In this work, we firstly classify the collected data sets and establish a classification model. Classification accuracy rate can reach more than 80%. We use our selected high-yielding data set for modeling. Forecast accuracy rate more than 90%. Finally, the weight threshold of BP neural network is used as the fitness function of GA to optimize the yield. So we have established a set of mulberry flavonoids production forecast and optimization process. When the biologist give us a new set of experimental conditions, we first use the classification model to verify whether these conditions are high-yield conditions. If these conditions are high-yield conditions, we use the established BP neural network to predict the yield. In the comparison results, it is believed that PH value is credible 6 and the temperature is also within the appropriate temperature range 28°C to 30°C. Taking into account environmental factors in the laboratory, the initial volume, rotation speed and including inoculum we predicted are also reliable. The seed age is 7 or 8 closing to the original data 8. The fermentation time predicted rang from 8 to 11 more than the original data 8. However, iit can be explained in terms of biological experiments. When the fermentation time reaches a certain limit after the mulberry community to reach the limit, this time the output depends mainly on the supply of nutrients, so the data we get is acceptable. The average Phellinus yield we predicted is 2159.9μg/ml more than the original data 2127μg/ml. Data experimental results show that predicted optimal values of the parameters have accordance with biological experimental results, which indicate that our method has a good predictability for culture conditions optimization.

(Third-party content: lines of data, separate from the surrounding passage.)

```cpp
extern "C" int vsa_dp_flags_create(int n, vsa_dp_flags** out) {
  if (!out || n < 1 || n > VSA_MAX_SHELLS + 1) return VSA_ERR_ARG;
  vsa_dp_flags* f = new vsa_dp_flags();
  f->n = n;
  f->signal_memory = true;
  for (int i = 0; i < n; ++i) {
    void* p = nullptr;
    if (f->signal_memory && hipExtMallocWithFlags(&p, 8, hipMallocSignalMemory) != hipSuccess) {
      (void)hipGetLastError();
      f->signal_memory = false;
      for (int j = 0; j < i; ++j) (void)hipFree(f->word[j]);
      i = -1;
      continue;
    }
    if (!f->signal_memory) VSA_HIP_TRY(hipMalloc(&p, 8));
    VSA_HIP_TRY(hipMemset(p, 0, 8));
    f->word[i] = static_cast<unsigned*>(p);
  }
  *out = f;
  return VSA_OK;
}

extern "C" int vsa_dp_flags_destroy(vsa_dp_flags* f) {
  if (!f) return VSA_OK;
  for (int i = 0; i < f->n; ++i) (void)hipFree(f->word[i]);
  delete f;
  return VSA_OK;
}

// ... 71 lines not shown
```

volsurfs_amd/neural_textures.py:

```python
import ctypes
import math
import os

import numpy as np
import torch

from . import _lib

MAX_SHELLS, MAX_DEG, MAX_LEVELS = 16, 4, 16
DOM_BLOCK = 4096
WEIGHTS_PER_TEX = 8192
REBALANCE = os.environ.get("VSA_NT_REBALANCE", "1") != "0"
FUSED_FORWARD = {"0": False, "1": True}.get(os.environ.get("VSA_NT_FUSED", "auto"), "auto")

class Plan(ctypes.Structure):
    _fields_ = [
        ("nr_shells", ctypes.c_int32), ("rgb_degrees", ctypes.c_int32),
        ("alpha_degrees", ctypes.c_int32), ("inner_solid", ctypes.c_int32),
        ("with_alpha_decay", ctypes.c_int32), ("n_levels", ctypes.c_int32),
        ("tex_res", ctypes.c_int32 * MAX_DEG), ("sh_lo", ctypes.c_float * MAX_DEG),
        ("sh_span", ctypes.c_float * MAX_DEG), ("level_scale", ctypes.c_float * MAX_LEVELS),
        ("level_res", ctypes.c_int32 * MAX_LEVELS), ("level_size", ctypes.c_int32 * MAX_LEVELS),
        ("level_offset", ctypes.c_int32 * (MAX_LEVELS + 1)),
        ("dom_off", ctypes.c_int64 * (MAX_SHELLS * MAX_DEG + 1)),
# ... 181 lines not shown
        if self.row_format != 0:
            raise _lib.VolsurfsHipError("baked textures are the 8-bit deploy format: using_sh_quantization=1 only")
        self.compact_all()
        self.evaluate(need_features=False)
        self.baked = True
        return self

    @torch.no_grad()
    def compact_all(self, want_texel_of_slot=True):
        self.marks.zero_()
        for s in range(self.K):
            for d in range(self.D):
                R = self.tex_res[d]
                W = R + 2
                if min(4 * self.max_rays, W * W) < W * W:
                    raise _lib.VolsurfsHipError("bake_all needs a full-capacity bank "
                                                "(max_rays >= NeuralTextureBank.full_capacity_rays)")
                off = int(self.plan.dom_off[s * MAX_DEG + d])
                self.marks[off:off + W * W].view(W, W).fill_(1)
        _lib.call("vsa_nt_compact_frame", ctypes.byref(self.plan), self.marks, self.slot_of,
                  self.texel_of_slot if want_texel_of_slot else None, self.slot_xy, self.seg_start,
                  self.block_scratch, _lib.stream_ptr())

    @torch.no_grad()
    def baked_textures(self):
        dense = self.rows_dense(self.texels)
        out = {}
        for s in range(self.K):
            for d in range(self.D):
                R = self.tex_res[d]
                W, n = R + 2, 2 * d + 1
                off = int(self.plan.dom_off[s * MAX_DEG + d])
                slots = self.slot_of[off:off + W * W].view(W, W)[1:R + 1, 1:R + 1].long()
                rows = dense[slots]
                if self.tex_channels(self.tex_index(s, 0, d)):
                    out[(s, 0, d)] = rows[..., :3 * n].contiguous()
                if self.tex_channels(self.tex_index(s, 1, d)):
                    out[(s, 1, d)] = rows[..., 24:24 + n].contiguous()
        return out

    def tex_uv_only(self, hit_slot, hit_uv, face_uvs):
        K, N = hit_slot.shape
        tex_uv = torch.empty(K, N, 2, device=hit_slot.device)
        _lib.call("vsa_nt_mark", ctypes.byref(self.plan), hit_slot, hit_uv, face_uvs, N, tex_uv,
                  None, _lib.stream_ptr())
        return tex_uv

    def wait_params(self):
        ev = getattr(self, "_params_event", None)
        if ev is not None:
            torch.cuda.current_stream().wait_event(ev)
            self._params_event = None

    def encode(self):
        self.wait_params()
        _lib.call("vsa_nt_encode_fwd", ctypes.byref(self.plan), self.tables_h, self.slot_xy,
                  self.seg_start, self.features, _lib.stream_ptr())
        return self.features

    def features_level_major(self):
        f = self.features.permute(0, 2, 1, 3, 4)
        return f.reshape(2, 16, self.slot_capacity, 2)

    def mlp(self, want_pre=False):
        self.wait_params()
        pre = None
        if want_pre:
            pre = torch.zeros(self.slot_capacity, 32, dtype=torch.float16, device=self.texels.device)
        _lib.call("vsa_nt_mlp_fwd", ctypes.byref(self.plan), self.weights_h, self.features,
                  self.seg_start, self.texels, pre, _lib.stream_ptr())
        return (self.rows_dense(self.texels), pre) if want_pre else self.texels

    def encode_mlp(self, write_features=True, want_pre=False):
        self.wait_params()
        pre = None
        if want_pre:
            pre = torch.zeros(self.slot_capacity, 32, dtype=torch.float16, device=self.texels.device)
        _lib.call("vsa_nt_encode_mlp_fwd", ctypes.byref(self.plan), self.tables_h, self.weights_h,
                  self.slot_xy, self.seg_start, self.features if write_features else None,
                  self.texels, pre, _lib.stream_ptr())
        return (self.rows_dense(self.texels), pre) if want_pre else self.texels

    def evaluate(self, need_features=True):
        if self.row_format == 0 and (FUSED_FORWARD is True or (FUSED_FORWARD == "auto" and not need_features)):
            return self.encode_mlp(write_features=need_features)
        self.encode()
        return self.mlp()

    def rows_dense(self, buf):
        seg = self.seg_start.cpu().tolist()
        dense = torch.zeros(self.slot_capacity, 32, dtype=buf.dtype, device=buf.device)
        for s in range(self.K):
            for d in range(self.D):
                sd, n, q = s * MAX_DEG + d, 2 * d + 1, ROW_QUADS[d]
                a, b = seg[sd], seg[sd + 1]
                r0 = int(self.plan.row_base[sd]) * 4
                rows = buf[r0:r0 + (b - a) * q * 4].view(b - a, q * 4)
                dense[a:b, :3 * n] = rows[:, :3 * n]
                dense[a:b, 24:24 + n] = rows[:, 4 * ALPHA_QUAD[d]:4 * ALPHA_QUAD[d] + n]
        return dense

    def shade(self, hit_slot, tex_uv, rays_d, tris, want_coeffs=False, want_normals=False,
              act_out=None):
        K, N = hit_slot.shape
        dev = hit_slot.device
        rgb = torch.empty(N, K, 3, device=dev)
# ... 121 lines not shown
```

Measured before the change: 269.1.

## Add sibling-group work scheduling for hashed encode levels

```diff
diff --git a/include/volsurfs_hip.h b/include/volsurfs_hip.h
--- a/include/volsurfs_hip.h
+++ b/include/volsurfs_hip.h
@@ -168,6 +168,8 @@
 int vsa_nt_encode_bwd(const vsa_nt_plan* plan, const void* dfeatures, const float* dfeat_abs_sum,
                       float grad_scale, const float* slot_xy, const int32_t* seg_start,
                       float* grad_tables, void* stream);
+
+int vsa_nt_encode_config(int sibling_groups, int grid_override);
 
 int vsa_nt_encode_bwd_range(const vsa_nt_plan* plan, const void* dfeatures,
                             const float* dfeat_abs_sum, float grad_scale, const float* slot_xy,
diff --git a/volsurfs_amd/csrc/nt_common.h b/volsurfs_amd/csrc/nt_common.h
--- a/volsurfs_amd/csrc/nt_common.h
+++ b/volsurfs_amd/csrc/nt_common.h
@@ -282,3 +282,94 @@
     c0 += pc;
   }
 }
+
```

For further research, neural-like computing models, e.g., spiking neural P systems [44] can be used for optimization of Welan gum production. As well, some recently developed data processing and mining methods, such as the speculative approach to spatial-temporal efficiency for multi-objective optimization in cloud data and computing [45], privacy-preserving smart similarity search methods in simhash over encrypted data in cloud computing [45], k-degree anonymity with vertex and edge modification algorithm [46], kernel quaternion principal component analysis for object recognition [47], might be used for Optimization to the Phellinus Experimental Environment. In the aspect of data preparation, decision tree [48] can be used to deal with the missing attribute value of some samples in dataset.